### Your instructions
Print exactly what the entries say, line by line, from the first line down to the one with "int src_tex = materialised_input(in);", inclusive.

(Saved data entries)
▶
#define CUDA_OK(expr)                                                                        \
    do {                                                                                     \
// ... 1326 lines not shown
                                     std::vector<std::optional<Resolution>> &child_res) {
    for (const std::string &id : (o.flat ? o.flat_children : node.child_input_ids)) {
        auto it = inputs_.find(id);
        Input *in = it != inputs_.end() && it->second.has_frame ? &it->second : nullptr;
        child_in.push_back(in);
        child_res.push_back(in ? std::optional<Resolution>(in->res) : std::nullopt);
    }
    return o.flat ? o.flat_root : node.layout_resolution(pts);
}

std::vector<RenderLayout> Renderer::output_layouts(const Output &o, OutputNode &node, uint64_t pts,
                                                   const std::vector<std::optional<Resolution>> &child_res, Resolution root) {
    return o.flat ? o.flat_layouts : node.layouts(pts, child_res).flatten(child_res, root);
}

smr_status Renderer::child_texture(Input &in, RenderLayout &l, int &tex_index, int &tex_w, int &tex_h) {
    tex_index = in.raw_tex; tex_w = in.tex.width; tex_h = in.tex.height;
    if (opts_.rendering_mode != SMR_MODE_GPU_OPTIMIZED) return SMR_OK;
    float rw = std::round(l.width), rh = std::round(l.height);
    int dw = rw >= 1.0f ? (rw > 16384.0f ? 16384 : (int)rw) : 1;
    int dh = rh >= 1.0f ? (rh > 16384.0f ? 16384 : (int)rh) : 1;
    AxisMapping hm{0, l.crop.left, l.crop.width, dw}, vm{1, l.crop.top, l.crop.height, dh};
    KernelPass passes[2];
    if (plan_passes(hm, vm, passes) == 0) return SMR_OK;
    uint32_t cb[4];
    memcpy(&cb[0], &l.crop.left, 4); memcpy(&cb[1], &l.crop.top, 4);
    memcpy(&cb[2], &l.crop.width, 4); memcpy(&cb[3], &l.crop.height, 4);
    auto key = std::make_tuple(in.raw_tex, cb[0], cb[1], cb[2], cb[3], dw, dh);
    auto hit = plan_.resample_cache.find(key);
    if (hit != plan_.resample_cache.end()) {
        tex_index = hit->second;
    } else if (int fused_tex = try_fused_resample(in, hm, vm, dw, dh); fused_tex != -1) {
        if (fused_tex < -1) return SMR_ERR_CUDA;
        tex_index = fused_tex;
        plan_.resample_cache[key] = tex_index;
    } else {
        int src_tex = materialised_input(in);
        int levels[2] = {hm.predecimate_levels(), vm.predecimate_levels()};
        int fac[2] = {1 << levels[0], 1 << levels[1]};
        int cur_w = in.tex.width, cur_h = in.tex.height;
        size_t cur_off = SIZE_MAX;
        if (fac[0] != 1 || fac[1] != 1) {
            int rwid = (cur_w + fac[0] - 1) / fac[0], rhei = (cur_h + fac[1] - 1) / fac[1];
            size_t off = frame_alloc((size_t)rwid * rhei * 8);
            dev::ResampleJob j{};
            j.box_fx = fac[0]; j.box_fy = fac[1];
            j.dst_w = rwid; j.dst_h = rhei; j.dst_f16 = 1; j.dst_pitch = rwid * 8;
            plan_.stages[0].push_back({j, src_tex, SIZE_MAX, off});
            cur_w = rwid; cur_h = rhei; cur_off = off;
        }
        AxisMapping rh_ = hm.on_reduced_source(levels[0]), rv_ = vm.on_reduced_source(levels[1]);
        int np = plan_passes(rh_, rv_, passes);
        if (np == 0) { set_error("resampler planning failed"); return SMR_ERR_INVALID_ARGUMENT; }
        size_t dst_off = frame_alloc((size_t)dw * dh * 4);
        for (int pi = 0; pi < np; pi++) {
            const KernelPass &kp = passes[pi];
            bool last = pi == np - 1;
            WeightEntry we;
            smr_status st = get_weights(kp, we);
            if (st != SMR_OK) return st;
            dev::ResampleJob j{};
            j.axis = kp.mapping.axis; j.perp_offset = kp.perp_offset; j.taps = we.taps;
            j.weights = we.weights; j.inv_wsum = we.inv; j.first = we.first;
            j.box_fx = j.box_fy = 1;
            size_t out_off;
            if (last) {
                j.dst_w = dw; j.dst_h = dh; j.dst_f16 = 0; j.dst_pitch = dw * 4;
                out_off = dst_off;
            } else {
                j.dst_w = kp.mapping.axis == 0 ? kp.mapping.dst_len : cur_w;
                j.dst_h = kp.mapping.axis == 1 ? kp.mapping.dst_len : cur_h;
                j.dst_f16 = 1; j.dst_pitch = j.dst_w * 8;
                out_off = frame_alloc((size_t)j.dst_w * j.dst_h * 8);
            }
            if (cur_off != SIZE_MAX) {
                j.src.kind = dev::TEX_F16; j.src.width = cur_w; j.src.height = cur_h; j.src.pitch0 = cur_w * 8;
            }
            plan_.stages[last ? 2 : 1].push_back({j, cur_off == SIZE_MAX ? src_tex : -1, cur_off, out_off});
            if (!last) { cur_w = j.dst_w; cur_h = j.dst_h; cur_off = out_off; }
        }
        dev::Tex t;
        t.kind = dev::TEX_RGBA8; t.width = dw; t.height = dh; t.pitch0 = dw * 4;
        tex_index = add_texture(t, false, dst_off);
        plan_.resample_cache[key] = tex_index;
    }
    tex_w = dw; tex_h = dh;
    l.crop = {0.0f, 0.0f, (float)dw, (float)dh};
    return SMR_OK;
}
◀
### Result for this task
#define CUDA_OK(expr)                                                                        \
    do {                                                                                     \
// ... 1326 lines not shown
                                     std::vector<std::optional<Resolution>> &child_res) {
    for (const std::string &id : (o.flat ? o.flat_children : node.child_input_ids)) {
        auto it = inputs_.find(id);
        Input *in = it != inputs_.end() && it->second.has_frame ? &it->second : nullptr;
        child_in.push_back(in);
        child_res.push_back(in ? std::optional<Resolution>(in->res) : std::nullopt);
    }
    return o.flat ? o.flat_root : node.layout_resolution(pts);
}

std::vector<RenderLayout> Renderer::output_layouts(const Output &o, OutputNode &node, uint64_t pts,
                                                   const std::vector<std::optional<Resolution>> &child_res, Resolution root) {
    return o.flat ? o.flat_layouts : node.layouts(pts, child_res).flatten(child_res, root);
}

smr_status Renderer::child_texture(Input &in, RenderLayout &l, int &tex_index, int &tex_w, int &tex_h) {
    tex_index = in.raw_tex; tex_w = in.tex.width; tex_h = in.tex.height;
    if (opts_.rendering_mode != SMR_MODE_GPU_OPTIMIZED) return SMR_OK;
    float rw = std::round(l.width), rh = std::round(l.height);
    int dw = rw >= 1.0f ? (rw > 16384.0f ? 16384 : (int)rw) : 1;
    int dh = rh >= 1.0f ? (rh > 16384.0f ? 16384 : (int)rh) : 1;
    AxisMapping hm{0, l.crop.left, l.crop.width, dw}, vm{1, l.crop.top, l.crop.height, dh};
    KernelPass passes[2];
    if (plan_passes(hm, vm, passes) == 0) return SMR_OK;
    uint32_t cb[4];
    memcpy(&cb[0], &l.crop.left, 4); memcpy(&cb[1], &l.crop.top, 4);
    memcpy(&cb[2], &l.crop.width, 4); memcpy(&cb[3], &l.crop.height, 4);
    auto key = std::make_tuple(in.raw_tex, cb[0], cb[1], cb[2], cb[3], dw, dh);
    auto hit = plan_.resample_cache.find(key);
    if (hit != plan_.resample_cache.end()) {
        tex_index = hit->second;
    } else if (int fused_tex = try_fused_resample(in, hm, vm, dw, dh); fused_tex != -1) {
        if (fused_tex < -1) return SMR_ERR_CUDA;
        tex_index = fused_tex;
        plan_.resample_cache[key] = tex_index;
    } else {
        int src_tex = materialised_input(in);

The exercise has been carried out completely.